A review article published online by JAMA Dermatology attempts to improve our understanding of the racial and ethnic makeup of participants in randomized clinical trials of
common dermatologic conditions.
Arash Mostaghimi of Brigham & Women's Hospital and Harvard Medical School, Boston, and coauthors analyzed 626 articles reporting randomized clinical trials for acne, psoriasis, atopic dermatitis and eczema, vitiligo, alopecia areata, seborrheic dermatitis and lichen planus because the conditions are common and lack specific racial predilection.
Of the 626 articles, 97 studies were exclusively conducted in the United States and 164 were partially conducted in the United States; 58 of the 97 studies conducted exclusively within the United States reported on the racial and ethnic demographics of study participants.

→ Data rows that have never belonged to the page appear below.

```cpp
int sgic_im2col_patch(const float *d_x, int B, int C, int H, int W, int P, float mul, float add, int tile16,
                      float *d_out, sgic_stream_t stream);
int sgic_assemble_tokens(const float *d_emb, const float *d_cls, const float *d_pos, const float *d_lat,
                         const float *d_latpos, int N, int P, int T, int D, float *d_out, sgic_stream_t stream);
int sgic_add_rows_bcast(const float *d_in, int ldi, int iseg, const float *d_vec, float *d_out, int ldo, int oseg,
                        int Nn, int Lr, int D, sgic_stream_t stream);
int sgic_dwconv_nhwc(const float *d_x, const float *d_w, const float *d_bias, const float *d_prescale, float *d_y,
                     int B, int H, int W, int C, int k, int tile16, sgic_stream_t stream);
int sgic_im2col_2x2(const float *d_x, int B, int H, int W, int C, int tile16, float *d_out, sgic_stream_t stream);
int sgic_gated_lrelu(const float *d_x, float *d_out, int M, int C2, sgic_stream_t stream);
int sgic_colop(const float *d_x, int ldx, const float *d_v, int ldv, int vrows, float *d_y, int ldy, int M, int C,
               int mode, sgic_stream_t stream);
int sgic_fake2d_transpose(const float *d_in, long in_seq_stride, float *d_out, int N, int T, int D,
                          sgic_stream_t stream);
int sgic_vq_argmin(const float *d_z, int ldz, const float *d_codebook, int ncodes, int dim, int M, int l2norm,
                   int32_t *d_idx, sgic_stream_t stream);
int sgic_clip_preprocess(const float *d_x, long img_stride, long ch_stride, int ldx, int B, int H, int W, int OH,
                         int OW, int S, int top, int left, const int32_t *d_bounds_h, const int32_t *d_kk_h,
                         int ksize_h, const int32_t *d_bounds_v, const int32_t *d_kk_v, int ksize_v,
                         const float *mean3, const float *std3, uint8_t *d_tmp_u8, uint8_t *d_tmp_h, float *d_out,
                         sgic_stream_t stream);
int sgic_l2norm_u8(const float *d_x, int ldx, int M, int D, float *d_unit, uint8_t *d_q, sgic_stream_t stream);

int sgic_split3_f32(const float *d_x, int ld, int rows, int cols, int seg, int seg_stride, uint16_t *d_planes,
                    sgic_stream_t stream);
int sgic_split3_pack_f32(const float *d_x, int ld, int rows, int cols, uint16_t *d_planes, sgic_stream_t stream);
int sgic_gemm_split3_f32(const float *d_A, int lda, int a_seg, int a_seg_stride, uint16_t *d_Aplanes,
                         const uint16_t *d_Wplanes, const float *d_bias, const float *d_R, int ldr, float *d_C, int ldc,
                         uint16_t *d_Cplanes, int M, int N, int K, int act, int c_seg, int c_seg_stride,
                         const sgic_launch_opts *opts, sgic_stream_t stream);
int sgic_conv3x3_split3_f32(const uint16_t *d_in_planes, const uint16_t *d_Wplanes, const float *d_bias, const float *d_R,
                            int ldr, float *d_out, int ldc, int B, int H, int W, int Cin, int Cout, int act,
                            const sgic_launch_opts *opts, sgic_stream_t stream);
int sgic_groupnorm_nhwc_split3(const float *d_x, const float *d_gamma, const float *d_beta, int B, int H, int W, int C,
                               int groups, float eps, int swish, double *d_ws, float *d_stats, uint16_t *d_halo_planes,
                               sgic_stream_t stream);
int sgic_halo_copy_split3(const float *d_in, int B, int H, int W, int C, int upsample2x, int tile16, uint16_t *d_halo_planes,
                          sgic_stream_t stream);
int sgic_attention_split3_f32(const float *d_q, int ldq, const float *d_k, int ldk, const float *d_v, int ldv,
                              uint16_t *d_out_planes, long rows, int L, int nseq, int nheads, const int32_t *d_rowmap,
                              const float *d_bias, const int32_t *d_biasvar, float scale, const sgic_launch_opts *opts,
                              sgic_stream_t stream);
int sgic_layernorm_split3_f32(const float *d_x, int ldx, int xseg, int xseg_stride, const float *d_gamma,
                              const float *d_beta, uint16_t *d_planes, int M, int C, float eps, int act,
                              sgic_stream_t stream);

int sgic_gemm_batched_f32(const float *d_A, int lda, long strideA, const float *d_W, int ldw, long strideW,
                          const float *d_bias, const float *d_R, int ldr, long strideR, float *d_C, int ldc,
                          long strideC, int M, int N, int K, int act, int batch, const sgic_launch_opts *opts,
                          sgic_stream_t stream);
int sgic_conv3x3_f32(const float *d_in_halo, const float *d_W, const float *d_bias, const float *d_R, int ldr,
                     float *d_out, int ldc, int B, int H, int W, int Cin, int Cout, int act, const sgic_launch_opts *opts,
                     sgic_stream_t stream);
int sgic_groupnorm_nhwc(const float *d_x, const float *d_gamma, const float *d_beta, int B, int H, int W, int C,
                        int groups, float eps, int swish, int halo_out, double *d_ws, float *d_stats, float *d_y,
                        sgic_stream_t stream);
int sgic_halo_copy(const float *d_in, int B, int H, int W, int C, int upsample2x, int tile16, float *d_out,
                   sgic_stream_t stream);
int sgic_softmax_rows(const float *d_x, float *d_y, long M, int L, float scale, sgic_stream_t stream);
int sgic_pixel_shuffle2_tm16(const float *d_in, int B, int H, int W, int C, float *d_out, sgic_stream_t stream);
int sgic_assemble_dec_tokens(const float *d_emb, const float *d_cls, const float *d_mask, const float *d_pos,
                             const float *d_latpos, int N, int P, int T, int D, float *d_out, sgic_stream_t stream);
int sgic_codebook_gather_norm(const int32_t *d_idx, const float *d_codebook, int M, int dim, int ld, float *d_out,
                              sgic_stream_t stream);
int sgic_nhwc3_to_nchw_clamp(const float *d_in, int ld, int B, int H, int W, float *d_out, sgic_stream_t stream);
// ... 50 lines not shown
```

### searchable-generative-image-compression_amd/clip.py

```python
import math

import numpy as np
import torch

from . import ops
from ._lib import call
from .config import ClipConfig
from .encoder import RabW, rab_forward

_PREC = 22


def _bicubic(x):
    a = -0.5
    x = abs(x)
    if x < 1.0:
        return ((a + 2.0) * x - (a + 3.0)) * x * x + 1
    if x < 2.0:
        return (((x - 5) * x + 8) * x - 4) * a
    return 0.0


def pil_coeffs(in_size, out_size):
    scale = in_size / out_size
    fscale = max(scale, 1.0)
    support = 2.0 * fscale
    ksize = int(math.ceil(support)) * 2 + 1
    bounds = np.zeros((out_size, 2), dtype=np.int32)
    kk = np.zeros((out_size, ksize), dtype=np.int32)
    ss = 1.0 / fscale
    for xx in range(out_size):
# ... 5 lines not shown
        w = [_bicubic((x + xmin - center + 0.5) * ss) for x in range(xmax)]
        ww = 0.0
        for v in w:
            ww += v
        if ww != 0.0:
            w = [v / ww for v in w]
        for x, v in enumerate(w):
            kk[xx, x] = int(-0.5 + v * (1 << _PREC)) if v < 0 else int(0.5 + v * (1 << _PREC))
        bounds[xx] = (xmin, xmax)
    return bounds, kk, ksize


def resize_geometry(H, W, S):
    if H <= W:
        OH, OW = S, int(S * W / H)
    else:
        OH, OW = int(S * H / W), S
    top = int(round((OH - S) / 2.0))
    left = int(round((OW - S) / 2.0))
    return OH, OW, top, left
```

"While those trials that fully characterized race achieved recruitment of a proportional number of African American participants (compared with the U.S. population at 13%), those same trials did not achieve such proportionality with respect to ethnicity. Although 17% of the population identifies as Hispanic by ethnicity, only 14.7% of participants in those same studies identified ethnically as Hispanic. Moreover, the dearth of full reporting of ethnicity and race suggests that the actual racial and ethnic makeup of many studies may be decidedly more homogenous," according to the article.
Articles about eczema and acne were more likely to include more than 20% racially/ethnically diverse participants than psoriasis studies, the authors report.
The review concludes, "Journals and funding sources can reinforce our diverse clinical trial population by continuing to prioritize racial, ethnic, and genetic diversity within the articles they fund and publish; requiring reporting of racial and ethnic data in all dermatology RCTs will lead us even further. These combined efforts will enable dermatology to be an example within medicine for how to best achieve diversity within research and, by extension, clinical practice."